Hij brengt de Vereniging van Orgelmakers in Nederland (VON)
op de hoogte van zijn bevindingen. "Wij schrokken daarvan", zegt VON-secretaris
mr. C. J. W. Steenbergen. De VON heeft Van Eeken echter nooit om een reactie
gevraagd. Volgens Tuinstra heeft Van Eeken vervolgens eenzijdig de samenwerking
met hem opgezegd.
Patstelling
Adviseur Harald Vogel schrijft ook een
rapport. Hij sluit zich aan bij Tuinstra''s conclusie dat er prachtig en
duurzaam werk is geleverd. Vogel heeft, anders dan Tuinstra, het onderzoek
daaromtrent goed gevolgd. Op dit punt is hij het volstrekt oneens met zijn
collega-adviseur. Hij constateert enkele kleine dingen die de orgelmaker nog
moet vereffenen, maar spreekt van het hoogste niveau dat in Europese context is
bereikt. Een patstelling dus.
Henk van Eeken vindt dat hij als orgelmaker de
eindverantwoordelijkheid heeft voor de klank. "De adviseur is geen
klankarchitect en moet ook niet denken dat de intonateur een soort tovenaar is,
die uit een pijp haalt wat de adviseur denkt te willen horen. Tuinstra heeft
duidelijk laten blijken dat hij van dit proefproject niets heeft begrepen.
Bovendien betrekt hij mij niet bij een tussentijdse keuring van het orgel.
Volstrekt tegen hetgeen in het contract is vastgelegd. Dan ontbreekt het aan een
elementaire vertrouwensbasis."
Kleine correcties
Een periode van
touwtrekken volgt. Ten diepste doet niemand iets. Van Eeken wil zo niet verder.
Ook de VON neemt het niet voor hem op. Uiteindelijk weet burgemeester R. W.
Munniksma van Aa en Hunze de impasse te doorbreken. Hij verzoekt Monumentenzorg
een niet bij het project betrokken adviseur in te schakelen. Deze stelt voor de
Orgelcommissie van de Hervormde Kerk in te schakelen. Die vraagt de
onafhankelijke adviseur Koos van de Linde de kar weer vlot te trekken en een
eindoordeel over het geleverde werk te geven.
Van de Linde keurt het orgel in
bijzijn van de orgelmaker en Tuinstra. Hij constateert dat de technische
afwerking van het orgel tot het beste behoort wat momenteel internationaal
gepresteerd wordt. Bij de restauratie zijn geen fouten gemaakt in de opzet van
de windvoorziening. De intonatie als geheel is goed tot zeer goed. Wel zijn nog
enkele kleine correcties nodig.
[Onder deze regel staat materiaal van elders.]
@@ -80,6 +85,31 @@
   }
 }
 
+template <typename T>
+__global__ __launch_bounds__(RO_NT) void rollout_top_rows_kernel(const T* __restrict__ q, const T* __restrict__ k,
+                                                                 const float* __restrict__ lse, const long long* __restrict__ rows,
+                                                                 float* __restrict__ out, size_t out_bs, T* __restrict__ rf_out,
+                                                                 int B, int N, int Npad, int h, int Tt, int G) {
+  const int lane = threadIdx.x & 63, wave = threadIdx.x >> 6;
+  const int li = lane & 31, half = lane >> 5;
+  const int jb = blockIdx.x * 4 + wave, ib = blockIdx.y, b = blockIdx.z;
+  const int j0 = jb * 32, i0 = ib * 32;
+  if (j0 >= N) return;
+  const long long* rb = rows + (size_t)b * G;
+  const f32x16 p = pbar_tile<T>(q, k, lse, nullptr, b, h, N, Npad, i0, j0, li, half, rb, G, N - Tt, Tt - 1);
+  const int j = j0 + li;
+  const int nkb = (N + 31) / 32;
+#pragma unroll
+  for (int r = 0; r < 16; ++r) {
+    const int i = i0 + acc_row(r, half);
+    const int row = N - Tt + (int)min(max(rb[min(i, G - 1)], 0LL), (long long)(Tt - 1));
+    const float v = 0.5f * (p[r] + (row == j ? 1.0f : 0.0f));
+    const bool live = i < G && j < N;
+    if (live) out[(size_t)b * out_bs + (size_t)i * N + j] = v;
+    if (rf_out != nullptr && i < 128) rf_out[rf_slot(b, nkb, i, j)] = from_f32<T>(live ? v : 0.0f);
+  }
+}
+
 template <typename T> struct Kj2 {
   static constexpr int PITCH = sizeof(T) == 2 ? 128 : (HD * 4 + 16);
   __device__ static __forceinline__ int off(int row, int elem) {
@@ -94,7 +124,7 @@
                                                               const float* __restrict__ Rin, const T* __restrict__ rf_in,
                                                               float* __restrict__ Rout, T* __restrict__ rf_out,
                                                               float* __restrict__ part, int B, int N, int Npad, int h,
-                                                              int Trows, int nsplit, int xbufs) {
+                                                              int Trows, int nsplit, int xbufs, size_t rin_bs, size_t rout_bs) {
   extern __shared__ __attribute__((aligned(16))) char smem[];
   constexpr bool PREFETCH = sizeof(T) == 2;
   const int tid = threadIdx.x, lane = tid & 63, wave = tid >> 6;
@@ -222,9 +252,9 @@
       }
       float v = 0.0f;
       if (live) {
-        const size_t idx = ((size_t)b * Trows + i) * N + j;
-        v = 0.5f * (acc[r] + Rin[idx]);
-        Rout[idx] = v;
+        const size_t idx = (size_t)i * N + j;
+        v = 0.5f * (acc[r] + Rin[b * rin_bs + idx]);
+        Rout[b * rout_bs + idx] = v;
       }
       if (rf_out != nullptr) rf_out[rf_slot(b, nkb, i, j)] = from_f32<T>(v);
     }
@@ -263,7 +293,7 @@
                                                                  const float* __restrict__ Rin, const T* __restrict__ rf_in,
                                                                  float* __restrict__ Rout, T* __restrict__ rf_out,
                                                                  float* __restrict__ part, int B, int N, int Npad, int h,
-                                                                 int Trows, int nsplit) {
+                                                                 int Trows, int nsplit, size_t rin_bs, size_t rout_bs) {
   extern __shared__ __attribute__((aligned(16))) char smem[];
   const int tid = threadIdx.x, lane = tid & 63, wave = tid >> 6;
   const int li = lane & 31, half = lane >> 5;
@@ -386,9 +416,9 @@
       }
       float v = 0.0f;
       if (live) {
-        const size_t idx = ((size_t)b * Trows + i) * N + j;
-        v = 0.5f * (mine[r] + Rin[idx]);
-        Rout[idx] = v;
+        const size_t idx = (size_t)i * N + j;
+        v = 0.5f * (mine[r] + Rin[b * rin_bs + idx]);
+        Rout[b * rout_bs + idx] = v;
       }
       if (rf_out != nullptr) rf_out[rf_slot(b, nkb, i, j)] = from_f32<T>(v);
     }
@@ -605,7 +635,7 @@
 template <typename T>
 __global__ __launch_bounds__(64) void rollout_finish_kernel(const float* __restrict__ part, const float* __restrict__ Rin,
                                                             float* __restrict__ Rout, T* __restrict__ rf_out, int B, int N,
-                                                            int Trows, int nsplit) {
+                                                            int Trows, int nsplit, size_t rin_bs, size_t rout_bs) {
   const int nkb = (N + 31) / 32;
   const int j = blockIdx.x * 64 + threadIdx.x, i = blockIdx.y, b = blockIdx.z;
   if (j >= nkb * 32) return;
@@ -614,15 +644,17 @@
     const size_t idx = ((size_t)b * Trows + i) * N + j;
     float a = 0.0f;
     for (int sp = 0; sp < nsplit; ++sp) a += part[(size_t)sp * B * Trows * N + idx];
-    v = 0.5f * (a + Rin[idx]);
-    Rout[idx] = v;
+    const size_t ij = (size_t)i * N + j;
+    v = 0.5f * (a + Rin[b * rin_bs + ij]);
+    Rout[b * rout_bs + ij] = v;
   }
   if (rf_out != nullptr) rf_out[rf_slot(b, nkb, i, j)] = from_f32<T>(v);
 }
 
 template <typename T>
 int launch_rollout_step2(const void* q, const void* k, const float* lse, const float* Rin, const void* rf_in, float* Rout,
-                         void* rf_out, float* part, int nsplit, int B, int N, int h, int Trows, hipStream_t s) {
+                         void* rf_out, float* part, int nsplit, int B, int N, int h, int Trows, size_t rin_bs, size_t rout_bs,
+                         hipStream_t s) {
   const int Npad = as_round_up(N, 64);
   const int hpw = as_ceil_div(h, 4);
   dim3 grid(as_ceil_div(N, 32), B, nsplit);
@@ -634,7 +666,7 @@
   do {                                                                                                         \
     as_lds_optin<rollout_step2_kernel<T, HPW>>(lds);                                                           \
     hipLaunchKernelGGL((rollout_step2_kernel<T, HPW>), grid, dim3(RO_NT), lds, s, (const T*)q, (const T*)k, lse, Rin, \
-                       (const T*)rf_in, Rout, (T*)rf_out, part, B, N, Npad, h, Trows, nsplit, xbufs);          \
+                       (const T*)rf_in, Rout, (T*)rf_out, part, B, N, Npad, h, Trows, nsplit, xbufs, rin_bs, rout_bs); \
   } while (0)
   if (sizeof(T) == 2 && h % R4_HPG == 0 && part != nullptr && nsplit == R4_MAXPARTS && !rollout_force_v3()) {
     const int ng = h / R4_HPG;
@@ -652,7 +684,7 @@
     AS_CHECK_LAUNCH("rollout_step4");
     dim3 fg(as_ceil_div(as_ceil_div(N, 32) * 32, 64), as_round_up(Trows, 32), B);
     hipLaunchKernelGGL((rollout_finish_kernel<T>), fg, dim3(64), 0, s, (const float*)part, Rin, Rout, (T*)rf_out, B, N,
-                       Trows, ks * ng);
+                       Trows, ks * ng, rin_bs, rout_bs);
     AS_CHECK_LAUNCH("rollout_finish");
     return AS_OK;
   }
@@ -660,7 +692,7 @@
     const size_t lds3 = (size_t)h * 32 * Kj2<T>::PITCH;
     as_lds_optin<rollout_step3_kernel<T>>(lds3);
     hipLaunchKernelGGL((rollout_step3_kernel<T>), grid, dim3(RO_NT), lds3, s, (const T*)q, (const T*)k, lse, Rin,
-                       (const T*)rf_in, Rout, (T*)rf_out, part, B, N, Npad, h, Trows, nsplit);
+                       (const T*)rf_in, Rout, (T*)rf_out, part, B, N, Npad, h, Trows, nsplit, rin_bs, rout_bs);
   } else {
   switch (hpw) {
     case 1: AS_RO2(1); break;
@@ -675,7 +707,7 @@
   if (nsplit > 1) {
     dim3 fg(as_ceil_div(as_ceil_div(N, 32) * 32, 64), as_round_up(Trows, 32), B);
     hipLaunchKernelGGL((rollout_finish_kernel<T>), fg, dim3(64), 0, s, (const float*)part, Rin, Rout, (T*)rf_out, B, N,
-                       Trows, nsplit);
+                       Trows, nsplit, rin_bs, rout_bs);
     AS_CHECK_LAUNCH("rollout_finish");
   }
   return AS_OK;
@@ -764,18 +796,53 @@
 extern "C" int as_rollout_step(const void* q, const void* k, const float* lse, const float* R_in, const void* rf_in,
                                float* R_out, void* rf_out, void* workspace, size_t workspace_bytes, int B, int N, int h,
                                int T, int dtype, as_stream_t stream) {
+  return as_rollout_step_strided(q, k, lse, R_in, (long long)T * N, rf_in, R_out, (long long)T * N, rf_out, workspace,
+                                 workspace_bytes, B, N, h, T, dtype, stream);
+}
+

Op alle vragen van de opdrachtgever -de
Stichting Behoud Kerkelijke Gebouwen in Groningen en Drenthe (SBKGD), handelend
namens de kerkvoogdij- geeft Van de Linde een bevredigend antwoord.
Ook in de
vragen die door de Stichting Muziek in Anloo -die de financiële kant van de
restauratie behartigt- zijn opgeworpen ziet Van de Linde geen reden om het werk
af te keuren. Koos van de Linde wijst de technische en artistieke bezwaren die
door Tuinstra zijn ingebracht in alle opzichten van de hand.
De ontknoping
volgt. De opdrachtgever spreekt vertrouwen uit in de orgelmaker. Adviseur
Tuinstra wordt bedankt voor de bewezen diensten. Van Eeken wil eerst nog een
aantal zaken helder hebben. Hij wil dat zijn naam van blaam wordt gezuiverd en
denkt enkele weken nodig te hebben om het Anlooër orgelproject tot een goed
einde te brengen. Anloo is opgelucht.
Reformatorisch Dagblad, 22 januari 2001, p. 15
De Koerier,
23-07-2001 (35)
Dagblad van het
Noorden 29-04-2006 p23 (35)
Reformatorisch Dagblad, 9 oktober 2002, p. 18.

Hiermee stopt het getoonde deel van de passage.